> REQUIRED ACTION
Make an exact copy of the entries below.
┌──
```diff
@@ -913,6 +934,10 @@
   e.kb_per_split = ceil_div(e.kb_total, plan.splits);
   const int splits = ceil_div(e.kb_total, e.kb_per_split);
   const bool amn = H && p.a_trans, bmn = H && p.b_trans;
+  const bool persist = H && BN == 128 && !(e.debug & (256 | 1024)) && p.M % plan.bm == 0 && p.N % BN == 0 &&
+                       epilogue_frag_ok(e, 0, 0, plan.bm, BN, H);
+  if (persist) return plan.bm == 256 ? launch_tc_major<256, 128, true, true>(amn, bmn, ah, al, bh, bl, e, splits, st)
+                                     : launch_tc_major<128, 128, true, true>(amn, bmn, ah, al, bh, bl, e, splits, st);
   if (H) {
     if (plan.bm == 256) return BN == 128 ? launch_tc_major<256, 128, true>(amn, bmn, ah, al, bh, bl, e, splits, st)
                                          : launch_tc_major<256, 64, true>(amn, bmn, ah, al, bh, bl, e, splits, st);
```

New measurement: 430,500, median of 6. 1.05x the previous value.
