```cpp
int eod_points(const float* rays, const float* depth_gt, const float* mask, int N, float* x, float* t, float* inside, hipStream_t st);
int sn_points(const float* rays, const float* mask, const float* d_i, const float* u, float rad, int N, float* x, float* t, unsigned char* valid, hipStream_t st);
int eod_loss(const float* rays, const float* pts, const float* mask, const float* sdf, const float* go, int N, float* out, float* inside, hipStream_t st);
int eod_loss_bwd(const float* rays, const float* inside, const float* sdf, const float* go, const float* out, const float* g_sdf_err,
                 const float* g_ang_err, int N, float* d_sdf, float* d_go, hipStream_t st);
int sn_loss(const float* g, const unsigned char* valid, int N, float* out, hipStream_t st);
int sn_loss_bwd(const float* g, const unsigned char* valid, const float* out, const float* g_loss, int N, float* d_g, hipStream_t st);
// ... 14 lines not shown
```

### endosurf_amd/csrc/wgrad.hip

```cpp
#include <hip/hip_runtime.h>

#include <type_traits>
#include <utility>

#include "arch.h"
#include "chain_common.h"
#include "host.h"
#include "launch.h"
#include "tabs.h"
#include "timing.h"
#include "workspace.h"

namespace es {

constexpr int WG_MAX_PROBS = 20;

struct WgProb {
    const float* X; const float* dA; float* out; float* bias_out;
    int ldx, lda, ldo, M, K, N, bias_stride, task_begin;
    int x_frag, a_frag;
    int round;
};
struct WgSmall {
    const float* X; const float* dA; float* out; float* bias_out;
    int ldx, lda, ldo, M, K, N, bias_stride, x_frag, round;
};
constexpr int WG_MAX_SMALL = 4;
constexpr int WG_MAX_TASKS = 512;
struct WgArgs {
    WgProb p[WG_MAX_PROBS];
    WgSmall s[WG_MAX_SMALL];
    int nprob, total_tasks, MC, nsmall;
    int KW;
    float* det;
};
constexpr size_t WG_DET_TILE = (size_t)256 * 128;
constexpr size_t WG_DET_BIAS_OFF = (size_t)WG_MAX_TASKS * WG_DET_TILE;
constexpr size_t WG_DET_SMALL_OFF = WG_DET_BIAS_OFF + (size_t)WG_MAX_TASKS * 256;
constexpr size_t WG_DET_FLOATS = WG_DET_SMALL_OFF + (size_t)WG_MAX_SMALL * WG_MAX_TASKS * 5 * 256;

__host__ __device__ inline void wg_decode(int local, int kblk, int nchunk, int& kb, int& mc) {
    if (kblk == 2) {
        const int grp = local / 16, j = local % 16;
        const int full = (nchunk / 8) * 8;
        if (grp * 8 < full) { mc = grp * 8 + (j & 7); kb = j >> 3; }
        else { const int rem = local - 2 * full; kb = rem & 1; mc = full + (rem >> 1); }
    } else { kb = local % kblk; mc = local / kblk; }
}
__host__ __device__ inline int wg_encode(int kb, int mc, int kblk, int nchunk) {
    if (kblk == 2) {
        const int full = (nchunk / 8) * 8;
        return mc < full ? (mc / 8) * 16 + (mc & 7) + 8 * kb : 2 * full + (((mc - full) << 1) | kb);
    }
    return mc * kblk + kb;
}
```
└──
> WRITTEN REPLY
```diff
@@ -913,6 +934,10 @@
   e.kb_per_split = ceil_div(e.kb_total, plan.splits);
   const int splits = ceil_div(e.kb_total, e.kb_per_split);
   const bool amn = H && p.a_trans, bmn = H && p.b_trans;
+  const bool persist = H && BN == 128 && !(e.debug & (256 | 1024)) && p.M % plan.bm == 0 && p.N % BN == 0 &&
+                       epilogue_frag_ok(e, 0, 0, plan.bm, BN, H);
+  if (persist) return plan.bm == 256 ? launch_tc_major<256, 128, true, true>(amn, bmn, ah, al, bh, bl, e, splits, st)
+                                     : launch_tc_major<128, 128, true, true>(amn, bmn, ah, al, bh, bl, e, splits, st);
   if (H) {
     if (plan.bm == 256) return BN == 128 ? launch_tc_major<256, 128, true>(amn, bmn, ah, al, bh, bl, e, splits, st)
                                          : launch_tc_major<256, 64, true>(amn, bmn, ah, al, bh, bl, e, splits, st);
```

New measurement: 430,500, median of 6. 1.05x the previous value.
```cpp
int eod_points(const float* rays, const float* depth_gt, const float* mask, int N, float* x, float* t, float* inside, hipStream_t st);
int sn_points(const float* rays, const float* mask, const float* d_i, const float* u, float rad, int N, float* x, float* t, unsigned char* valid, hipStream_t st);
int eod_loss(const float* rays, const float* pts, const float* mask, const float* sdf, const float* go, int N, float* out, float* inside, hipStream_t st);
int eod_loss_bwd(const float* rays, const float* inside, const float* sdf, const float* go, const float* out, const float* g_sdf_err,
                 const float* g_ang_err, int N, float* d_sdf, float* d_go, hipStream_t st);
int sn_loss(const float* g, const unsigned char* valid, int N, float* out, hipStream_t st);
int sn_loss_bwd(const float* g, const unsigned char* valid, const float* out, const float* g_loss, int N, float* d_g, hipStream_t st);
// ... 14 lines not shown
```

### endosurf_amd/csrc/wgrad.hip

```cpp
#include <hip/hip_runtime.h>

#include <type_traits>
#include <utility>

#include "arch.h"
#include "chain_common.h"
#include "host.h"
#include "launch.h"
#include "tabs.h"
#include "timing.h"
#include "workspace.h"

namespace es {

constexpr int WG_MAX_PROBS = 20;

struct WgProb {
    const float* X; const float* dA; float* out; float* bias_out;
    int ldx, lda, ldo, M, K, N, bias_stride, task_begin;
    int x_frag, a_frag;
    int round;
};
struct WgSmall {
    const float* X; const float* dA; float* out; float* bias_out;
    int ldx, lda, ldo, M, K, N, bias_stride, x_frag, round;
};
constexpr int WG_MAX_SMALL = 4;
constexpr int WG_MAX_TASKS = 512;
struct WgArgs {
    WgProb p[WG_MAX_PROBS];
    WgSmall s[WG_MAX_SMALL];
    int nprob, total_tasks, MC, nsmall;
    int KW;
    float* det;
};
constexpr size_t WG_DET_TILE = (size_t)256 * 128;
constexpr size_t WG_DET_BIAS_OFF = (size_t)WG_MAX_TASKS * WG_DET_TILE;
constexpr size_t WG_DET_SMALL_OFF = WG_DET_BIAS_OFF + (size_t)WG_MAX_TASKS * 256;
constexpr size_t WG_DET_FLOATS = WG_DET_SMALL_OFF + (size_t)WG_MAX_SMALL * WG_MAX_TASKS * 5 * 256;

__host__ __device__ inline void wg_decode(int local, int kblk, int nchunk, int& kb, int& mc) {
    if (kblk == 2) {
        const int grp = local / 16, j = local % 16;
        const int full = (nchunk / 8) * 8;
        if (grp * 8 < full) { mc = grp * 8 + (j & 7); kb = j >> 3; }
        else { const int rem = local - 2 * full; kb = rem & 1; mc = full + (rem >> 1); }
    } else { kb = local % kblk; mc = local / kblk; }
}
__host__ __device__ inline int wg_encode(int kb, int mc, int kblk, int nchunk) {
    if (kblk == 2) {
        const int full = (nchunk / 8) * 8;
        return mc < full ? (mc / 8) * 16 + (mc & 7) + 8 * kb : 2 * full + (((mc - full) << 1) | kb);
    }
    return mc * kblk + kb;
}
```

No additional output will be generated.